Well, I'm ashamed to say I got lazy and bought this one. []  I paid pretty much what it's worth, lol.  I bought 5 bottles yesterday and just started working on investigating these because they were handy...I've got some on my kitchen counter I need to work on as well, some bought, some dug.  I collect cobalt blue glass of all sorts so I'm not really concerned about how much it's worth, but I love old stuff as well, so that's all I'm concerned about. []

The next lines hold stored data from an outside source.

# PINTO0309/human-instance-segmentation

Measured on AMD Instinct MI355X. Metric: ROI-masks/sec (fwd) + train step/s, B0 640×480×8-ROI, 1/2/4/8 MI355X, higher is better.
Workload: dtype bf16; 1 GPU; C2: B0 inference 640x480, batch 32/GPU x 8 ROIs/img, ROI 64x48, mask 128x96; global_batch=32, parallelism=dp1 (images sharded, model replicated, no collective), schedule=2-stream pipeline (UNet of step k+1 overlaps head of step k)

## Files before the change

human-instance-segmentation_amd/csrc/misc.hip:

```cpp
#include <float.h>
#include "common.h"
#include "gfx950_prims.h"
#include "head2.h"

namespace hiseg {

static inline unsigned nblocks(long long n, int bs) { return (unsigned)((n + bs - 1) / bs); }

template <typename T>
__global__ void __launch_bounds__(256) maxpool2x2_kernel(const void* in, int N, int H, int W, int C, void* out) {
  constexpr int K = Chunk<T>::N;
  const int nch = C / K;
  const int Ho = H / 2, Wo = W / 2;
  const long long gid = (long long)blockIdx.x * 256 + threadIdx.x;
  const long long total = (long long)N * Ho * Wo * nch;
  if (gid >= total) return;
  const int ch = (int)(gid % nch);
  long long p = gid / nch;
  const int x = (int)(p % Wo); p /= Wo;
  const int y = (int)(p % Ho);
  const int n = (int)(p / Ho);
  const uint4* src = reinterpret_cast<const uint4*>(in);
  float m[K], v[K];
  for (int e = 0; e < K; ++e) m[e] = -FLT_MAX;
#pragma unroll
  for (int dy = 0; dy < 2; ++dy)
#pragma unroll
    for (int dx = 0; dx < 2; ++dx) {
      const long long pix = ((long long)n * H + 2 * y + dy) * W + 2 * x + dx;
      Chunk<T>::unpack(src[pix * nch + ch], v);
#pragma unroll
      for (int e = 0; e < K; ++e) m[e] = fmaxf(m[e], v[e]);
    }
  reinterpret_cast<uint4*>(out)[gid] = Chunk<T>::pack(m);
}
// ... 276 lines not shown
  if (v2) hipLaunchKernelGGL(se_gate_out_kernel<true>, g2, dim3(256), lds, s, partial, splits, C, b1, Cr, act, beta, w2, b2, gate);
  else hipLaunchKernelGGL(se_gate_out_kernel<false>, g2, dim3(256), lds, s, partial, splits, C, b1, Cr, act, beta, w2, b2, gate);
}

static bool se2_enabled() {
  const char* e = getenv("HISEG_SE2");
  return !(e && atoi(e) == 0);
}

static void se_mlp(const float* w1, const float* b1, int Cr, const float* w2, const float* b2, int act, float beta, int N,
                   int HW, int C, float* scratch, float* gate, hipStream_t s) {
  hipLaunchKernelGGL(se_hidden_kernel, dim3(N, (Cr + 3) / 4), dim3(256), 0, s, gate, HW, C, w1, b1, Cr, act, beta, scratch);
  hipLaunchKernelGGL(se_out_kernel, dim3(N, (C + 3) / 4), dim3(256), 0, s, scratch, C, Cr, w2, b2, gate);
}

template <typename T>
__global__ void __launch_bounds__(256) channel_scale_kernel(const void* x, int N, long long HW, int C, const float* gate,
                                                            void* out) {
  constexpr int K = Chunk<T>::N;
  const int nch = C / K;
  const long long gid = (long long)blockIdx.x * 256 + threadIdx.x;
  const long long total = (long long)N * HW * nch;
  if (gid >= total) return;
  const int ch = (int)(gid % nch);
  const long long n = gid / nch / HW;
  float v[K];
  Chunk<T>::unpack(reinterpret_cast<const uint4*>(x)[gid], v);
  const float* g = gate + n * C + ch * K;
#pragma unroll
  for (int e = 0; e < K; ++e) v[e] *= g[e];
  reinterpret_cast<uint4*>(out)[gid] = Chunk<T>::pack(v);
}

constexpr int kDwXS = 4;

template <typename T, int KS, int ST>
__global__ void __launch_bounds__(256) dwconv_kernel(const void* in, int H, int W, int C, const float* w,
                                                     const float* scale, const float* shift, int act, void* out,
                                                     int Ho, int Wo, float* gap) {
  constexpr int V = Chunk<T>::N;
  constexpr int NIN = (kDwXS - 1) * ST + KS;
  __shared__ float red[256 * V];
  const int nch = C / V;
  const int g0 = blockIdx.z * 256;
  const int CT = (nch - g0) < 256 ? (nch - g0) : 256;
  const int R = 256 / CT;
  const int t = threadIdx.x;
  const int cl = t % CT, r = t / CT;
  const int ch = g0 + cl;
  const bool live = r < R;
  const int n = blockIdx.y, tiles = gridDim.x, tile = blockIdx.x;
  const int sx = (Wo + kDwXS - 1) / kDwXS;
  const int strips = Ho * sx;
  const int s0 = (int)((long long)strips * tile / tiles), s1 = (int)((long long)strips * (tile + 1) / tiles);
  const int c = ch * V;
  const int pad = KS / 2;
  float sc[V], sh[V], gs[V];
#pragma unroll
  for (int e = 0; e < V; ++e) { sc[e] = scale[c + e]; sh[e] = shift[c + e]; gs[e] = 0.f; }
  const uint4* src = reinterpret_cast<const uint4*>(in) + (long long)n * H * W * nch;
  uint4* dst = reinterpret_cast<uint4*>(out) + (long long)n * Ho * Wo * nch;
  if (live) {
    for (int st = s0 + r; st < s1; st += R) {
      const int oy = st / sx;
      const int ox0 = (st - oy * sx) * kDwXS;
      float acc[kDwXS][V];
#pragma unroll
// ... 137 lines not shown
            if (kx < 0 || kx >= KS) continue;
#pragma unroll
            for (int e = 0; e < 4; ++e) acc[xo][e] += wk[ky * KS + kx][e] * v[e];
          }
        }
      }
#pragma unroll
      for (int xo = 0; xo < kDwXS; ++xo) {
        if (ox0 + xo >= Wo) break;
        float o[4];
#pragma unroll
        for (int e = 0; e < 4; ++e) {
          o[e] = apply_act(acc[xo][e] * sc[e] + sh[e], act);
          gs[e] += o[e];
        }
        dst[((long long)oy * Wo + ox0 + xo) * nq + q] = make_uint2(f2bf2(o[0], o[1]), f2bf2(o[2], o[3]));
      }
    }
  }
  if (gap == nullptr) return;
#pragma unroll
  for (int e = 0; e < 4; ++e) red[t * 4 + e] = gs[e];
  __syncthreads();
  if (r == 0 && live) {
    for (int rr = 1; rr < R; ++rr)
#pragma unroll
      for (int e = 0; e < 4; ++e) gs[e] += red[(rr * CT + cl) * 4 + e];
    float* gp = gap + ((long long)n * tiles + tile) * C + c;
#pragma unroll
    for (int e = 0; e < 4; ++e) gp[e] = gs[e];
  }
}

constexpr int kDwTH = 8, kDwTW = 16, kDwCG = 64, kDwPS = kDwCG * 2 + 8;
template <int KS, int ST, bool ZP = false, int CP = 4>
__global__ void __launch_bounds__(256) dwconv_t_kernel(const void* in, int H, int W, int C, const float* w,
                                                       const float* scale, const float* shift, int act, void* out,
                                                       int Ho, int Wo, float* gap, int xcd) {
  constexpr int IH = (kDwTH - 1) * ST + KS, IW = (kDwTW - 1) * ST + KS;
  constexpr int NIN = (kDwXS - 1) * ST + KS;
  constexpr int NSTRIP = kDwTH * (kDwTW / kDwXS);
  extern __shared__ __attribute__((aligned(16))) char dws[];
  const int t = threadIdx.x;
  int bt = blockIdx.x, n = blockIdx.y, gz = blockIdx.z;
  if (xcd) {
    const int nwg = gridDim.x * gridDim.y * gridDim.z;
    const int orig = blockIdx.x + gridDim.x * (blockIdx.y + gridDim.y * blockIdx.z);
    int wg = xcd_major(orig, nwg);
    if (xcd == 2) {
      gz = wg % gridDim.z;
      wg /= gridDim.z;
      bt = wg % gridDim.x;
      n = wg / gridDim.x;
    } else {
      bt = wg % gridDim.x;
      wg /= gridDim.x;
      n = wg % gridDim.y;
      gz = wg / gridDim.y;
    }
  }
  const int g0 = gz * kDwCG;
  const int ntx = (Wo + kDwTW - 1) / kDwTW;
  const int ty = bt / ntx, tx = bt - ty * ntx;
  const int oy0 = ty * kDwTH, ox0 = tx * kDwTW;
  const int iy0 = oy0 * ST - KS / 2, ix0 = ox0 * ST - KS / 2;
  const int nch = C >> 3;
  const uint4* src = reinterpret_cast<const uint4*>(in) + (long long)n * H * W * nch;
// ... 499 lines not shown
}

extern "C" int hiseg_dw_gap_tiles(int N, int Ho, int Wo) {
  const int strips = Ho * ((Wo + kDwXS - 1) / kDwXS);
  int t = 2048 / (N > 0 ? N : 1);
  if (t < 1) t = 1;
  int by_len = strips / 2;
  if (by_len < 1) by_len = 1;
  return t < by_len ? t : by_len;
}

static bool dw_q_enabled() {
  const char* e = getenv("HISEG_DWCONV_Q");
  return !(e && atoi(e) == 0);
}

static bool dw_use_tiles(int dtype, int C, int K, int stride) {
  const char* e = getenv("HISEG_DWCONV_T");
  const int m = e ? atoi(e) : 1;
  if (dtype != HISEG_BF16 || m == 0 || !dw_q_enabled()) return false;
  return m == 2 || (C < 2048 && ((stride == 1 && C >= 64) || (K == 5 && C >= 192)));
}

extern "C" int hiseg_dw_gap_parts(int dtype, int N, int Ho, int Wo, int C, int K, int stride) {
  if (dw_use_tiles(dtype, C, K, stride)) return ((Ho + kDwTH - 1) / kDwTH) * ((Wo + kDwTW - 1) / kDwTW);
  return hiseg_dw_gap_tiles(N, Ho, Wo);
}

static size_t dw_lds(int KS, int ST) {
  const size_t win = (size_t)((kDwTH - 1) * ST + KS) * ((kDwTW - 1) * ST + KS) * kDwPS;
  return win > 256 * 4 * sizeof(float) ? win : 256 * 4 * sizeof(float);
}

static int dw_xcd_remap() {
  const char* e = getenv("HISEG_DWCONV_XCD");
  return e ? atoi(e) : 2;
}

static bool dw_zero_pad_q(int K, int stride) {
  const char* e = getenv("HISEG_DWCONV_QZP");
  return !(e && e[0] == '0') && (K == 3 || stride == 2);
}

static int dw_xcd_remap_q() {
  const char* e = getenv("HISEG_DWCONV_QXCD");
  return e ? atoi(e) : 2;
}

template <int KS, int ST>
static void dw_t_attr() {
  static bool done = false;
  if (!done) {
    (void)hipFuncSetAttribute((const void*)dwconv_t_kernel<KS, ST, false>, hipFuncAttributeMaxDynamicSharedMemorySize,
                              (int)dw_lds(KS, ST));
    (void)hipFuncSetAttribute((const void*)dwconv_t_kernel<KS, ST, true>, hipFuncAttributeMaxDynamicSharedMemorySize,
                              (int)dw_lds(KS, ST));
    (void)hipFuncSetAttribute((const void*)dwconv_t_kernel<KS, ST, false, 2>,
                              hipFuncAttributeMaxDynamicSharedMemorySize, (int)dw_lds(KS, ST));
    (void)hipFuncSetAttribute((const void*)dwconv_t_kernel<KS, ST, true, 2>, hipFuncAttributeMaxDynamicSharedMemorySize,
                              (int)dw_lds(KS, ST));
    done = true;
  }
}

static bool dw_zero_pad(int K) {
  const char* e = getenv("HISEG_DWCONV_ZP");
  const int m = e ? atoi(e) : 2;
  return m == 2 || (K == 3 && m == 1);
}

static int dw_cp(int K, int C) {
  const char* e = getenv("HISEG_DWCONV_CP");
  const int m = e ? atoi(e) : 0;
  return m == 2 || m == 4 ? m : (K == 5 || C < 512 ? 2 : 4);
}

static int dwconv_launch(int dtype, const void* in, int N, int H, int W, int C, int K, int stride, const float* w,
                         const float* scale, const float* shift, int act, void* out, int Ho, int Wo, float* gap,
                         hipStream_t s) {
  HISEG_REQUIRE(in && w && scale && shift && out && N > 0 && H > 0 && W > 0, HISEG_ERR_BAD_ARG, "dwconv: bad args");
  HISEG_REQUIRE(act != HISEG_ACT_SWISH, HISEG_ERR_BAD_ARG, "dwconv: Swish(beta) is not an EfficientNet activation");
  HISEG_REQUIRE(C % chunk_of(dtype) == 0, HISEG_ERR_BAD_SHAPE, "dwconv: C must be chunk aligned");
  HISEG_REQUIRE((K == 3 || K == 5) && (stride == 1 || stride == 2), HISEG_ERR_BAD_SHAPE, "dwconv: K %d stride %d", K,
                stride);
  HISEG_REQUIRE(Ho == (H + 2 * (K / 2) - K) / stride + 1 && Wo == (W + 2 * (K / 2) - K) / stride + 1, HISEG_ERR_BAD_SHAPE,
                "dwconv: output grid mismatch");
  HISEG_REQUIRE((reinterpret_cast<uintptr_t>(w) & 15) == 0 && (long long)H * W * C < (1ll << 31), HISEG_ERR_BAD_SHAPE,
                "dwconv: weights must be 16-B aligned, image < 2^31 elements");
  const int nch = C / chunk_of(dtype);
  const int nq = C / 4, ctq = dw_quads_per_block(nq);
  const int tiles = hiseg_dw_gap_tiles(N, Ho, Wo);
  dim3 grid(tiles, N, (nch + 255) / 256);
  dim3 gridq(tiles, N, (nq + ctq - 1) / ctq);
  const bool dwq = dw_q_enabled();
  const bool dwt = dw_use_tiles(dtype, C, K, stride);
  const int tiles2 = ((Ho + kDwTH - 1) / kDwTH) * ((Wo + kDwTW - 1) / kDwTW);
  const dim3 gridt(tiles2, N, (C + kDwCG - 1) / kDwCG);
#define DW_L(KS, ST)                                                                                          \
  do {                                                                                                        \
    if (dtype == HISEG_BF16 && dwt) {                                                                         \
      dw_t_attr<KS, ST>();                                                                                    \
      const bool zp = dw_zero_pad(KS), cp2 = dw_cp(KS, C) == 2;                                                    \
      if (zp && cp2)                                                                                          \
        hipLaunchKernelGGL((dwconv_t_kernel<KS, ST, true, 2>), gridt, dim3(256), dw_lds(KS, ST), s, in, H, W, \
// ... 268 lines not shown
```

 Thanks for the info...will log it into my list!


----------



## blobbottlebob

Hey Kat9375,
 Don't get too down on it. It is fairly common but there is always a market for cobalt or saphire bottles. They look great with the sun shining through them - so somebody will always collect them.


----------



## kat9375

> ORIGINAL: blobbottlebob
> 
> Hey Kat9375,
> Don't get too down on it. It is fairly common but there is always a market for cobalt or saphire bottles. They look great with the sun shining through them - so somebody will always collect them.

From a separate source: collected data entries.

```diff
@@ -193,22 +204,33 @@
                                                       const float* __restrict__ beta, TY* __restrict__ y, int64_t ys,
                                                       float* __restrict__ mean_out, float* __restrict__ rstd_out,
                                                       int64_t M, int D, float eps) {
+  extern __shared__ __attribute__((aligned(16))) float gbs[];
   constexpr int RPW = 64 / LPR;
   const int lane = threadIdx.x & 63, w = threadIdx.x >> 6;
   const int sub = lane / LPR, l = lane % LPR;
   const int64_t groups = (M + RPW - 1) / RPW;
+  const int64_t step = (int64_t)gridDim.x * 4;
   const float invD = 1.f / (float)D;
-  for (int64_t grp = (int64_t)blockIdx.x * 4 + w; grp < groups; grp += (int64_t)gridDim.x * 4) {
+  for (int c = threadIdx.x * 4; c < D; c += 1024) {
+    *reinterpret_cast<f32x4*>(gbs + c) = *reinterpret_cast<const f32x4*>(gamma + c);
+    *reinterpret_cast<f32x4*>(gbs + D + c) = *reinterpret_cast<const f32x4*>(beta + c);
+  }
+  auto request = [&](int64_t g, Pack8<TX> (&p)[NV]) {
+    const TX* xr = x + min(g * RPW + sub, M - 1) * xs;
+#pragma unroll
+    for (int i = 0; i < NV; ++i) p[i] = load8p(xr + min((i * LPR + l) * 8, D - 8));
+  };
+  auto group = [&](auto whole, int64_t grp, float (&v)[NV][8]) {
+    constexpr bool W = decltype(whole)::value;
     const int64_t row = grp * RPW + sub;
-    const bool live = row < M;
-    const TX* xr = x + (live ? row : M - 1) * xs;
-    float v[NV][8];
-#pragma unroll
-    for (int i = 0; i < NV; ++i) load8<TX>(xr + min((i * LPR + l) * 8, D - 8), v[i]);
+    const bool live = W || row < M;
+    Pack8<TX> nxt[NV];
+    request_fence();
+    request(grp + step, nxt);
     float s = 0.f;
 #pragma unroll
     for (int i = 0; i < NV; ++i)
-      if ((i * LPR + l) * 8 < D) {
+      if (W || (i * LPR + l) * 8 < D) {
 #pragma unroll
         for (int j = 0; j < 8; ++j) s += v[i][j];
       }
@@ -216,7 +238,7 @@
     float q = 0.f;
 #pragma unroll
     for (int i = 0; i < NV; ++i)
-      if ((i * LPR + l) * 8 < D) {
+      if (W || (i * LPR + l) * 8 < D) {
 #pragma unroll
         for (int j = 0; j < 8; ++j) { const float d = v[i][j] - mean; q += d * d; }
       }
@@ -230,16 +252,30 @@
     for (int i = 0; i < NV; ++i) {
       const int c = (i * LPR + l) * 8;
       float g[8], b[8];
-      load8<float>(gamma + min(c, D - 8), g);
-      load8<float>(beta + min(c, D - 8), b);
-      if (c < D && live) {
+      load8<float>(gbs + min(c, D - 8), g);
+      load8<float>(gbs + D + min(c, D - 8), b);
+      if (W || (c < D && live)) {
         float o[8];
 #pragma unroll
         for (int j = 0; j < 8; ++j) o[j] = (v[i][j] - mean) * rstd * g[j] + b[j];
         store8<TY>(yr + c, o);
       }
     }
-  }
+#pragma unroll
+    for (int i = 0; i < NV; ++i) { unpack8(nxt[i], v[i]); settle8(v[i]); }
+  };
+  const int64_t whole_groups = NV * LPR * 8 == D ? M / RPW : 0;
+  int64_t grp = (int64_t)blockIdx.x * 4 + w;
+  float v[NV][8];
+  {
+    Pack8<TX> first[NV];
+    request(grp, first);
+    __syncthreads();
+#pragma unroll
+    for (int i = 0; i < NV; ++i) { unpack8(first[i], v[i]); settle8(v[i]); }
+  }
+  for (; grp < whole_groups; grp += step) group(Int<1>{}, grp, v);
+  for (; grp < groups; grp += step) group(Int<0>{}, grp, v);
 }
 
 template <int LPR, int NV, typename TDY, typename TX, typename TG, typename TGB>
@@ -412,7 +448,6 @@
   }
 }
 
-template <int V> using Int = std::integral_constant<int, V>;
 template <typename T> struct Type { using type = T; };
 
 struct Ln8Cfg { int lpr, nv; };
@@ -523,12 +558,12 @@
   const bool built = with_fwd_types(x_dtype, y_dtype, [&](auto tx, auto ty) {
     using TX = typename decltype(tx)::type;
     using TY = typename decltype(ty)::type;
-    auto launch = [&](auto kernel, int rpw) {
-      hipLaunchKernelGGL(kernel, dim3(ln_fwd_blocks(M, rpw)), dim3(256), 0, stream, (const TX*)x, x_stride, gamma, beta, (TY*)y,
+    auto launch = [&](auto kernel, int rpw, size_t lds) {
+      hipLaunchKernelGGL(kernel, dim3(ln_fwd_blocks(M, rpw)), dim3(256), lds, stream, (const TX*)x, x_stride, gamma, beta, (TY*)y,
                          y_stride, mean, rstd, M, (int)D, eps);
     };
-    if (form8) with_ln8_cfg(ln8_cfg(D), [&](auto lpr, auto nv) { launch(ln_fwd8_kernel<lpr, nv, TX, TY>, 64 / lpr); });
-    else with_ln_nv(D, [&](auto nv) { launch(ln_fwd_kernel<nv, TX, TY>, 1); });
+    if (form8) with_ln8_cfg(ln8_cfg(D), [&](auto lpr, auto nv) { launch(ln_fwd8_kernel<lpr, nv, TX, TY>, 64 / lpr, 2 * D * sizeof(float)); });
+    else with_ln_nv(D, [&](auto nv) { launch(ln_fwd_kernel<nv, TX, TY>, 1, 0); });
   });
   if (!built) return vitmi_fail(VITMI_E_DTYPE, "layernorm_fwd: dtype combination");
   return vitmi_check_launch(form8 ? "ln_fwd8_kernel" : "ln_fwd_kernel");
```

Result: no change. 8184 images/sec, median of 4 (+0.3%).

 Thanks! If I ever have kids, I dont know what they'll do with them all when I die. [sm=lol.gif]


----------



## glass man

THE OLDER ONES HAVE A CORK TOP .NOTICE YOUR'S HAS A SCREW TOP. THE FIRST ONES HAVE THE SEEM THAT GOES UP THE SIDE OF THE BOTTLE THAT STOPS ON THE SHOULDER. SOME ONE CAN CORRECT ME,BUT I THINK THE FIRST ONES ALSO HAVE THE ONLY PATENT DATE AS "PATENTED 1906" ON THEM AT THE BOTTOM.  JAMIE


----------



## madman

hey kat, i know what your saying collect what you like, most of my collection is common stuff ,  enjoy your collection   mike


----------



## kat9375

> ORIGINAL: glass man
> 
> THE OLDER ONES HAVE A CORK TOP .NOTICE YOUR'S HAS A SCREW TOP. THE FIRST ONES HAVE THE SEEM THAT GOES UP THE SIDE OF THE BOTTLE THAT STOPS ON THE SHOULDER. SOME ONE CAN CORRECT ME,BUT I THINK THE FIRST ONES ALSO HAVE THE ONLY PATENT DATE AS "PATENTED 1906" ON THEM AT THE BOTTOM.  JAMIE


 You're right...I noticed that as well, and thought the screw tops were a more recent development.  So it's probably from closer to the 1940s?





> ORIGINAL: madman
> 
> hey kat, i know what your saying collect what you like, most of my collection is common stuff ,  enjoy your collection   mike


 Thanks!  I have one I just realized today has a chip in it [] but oh well, it's not like I'm planning on selling them. []


----------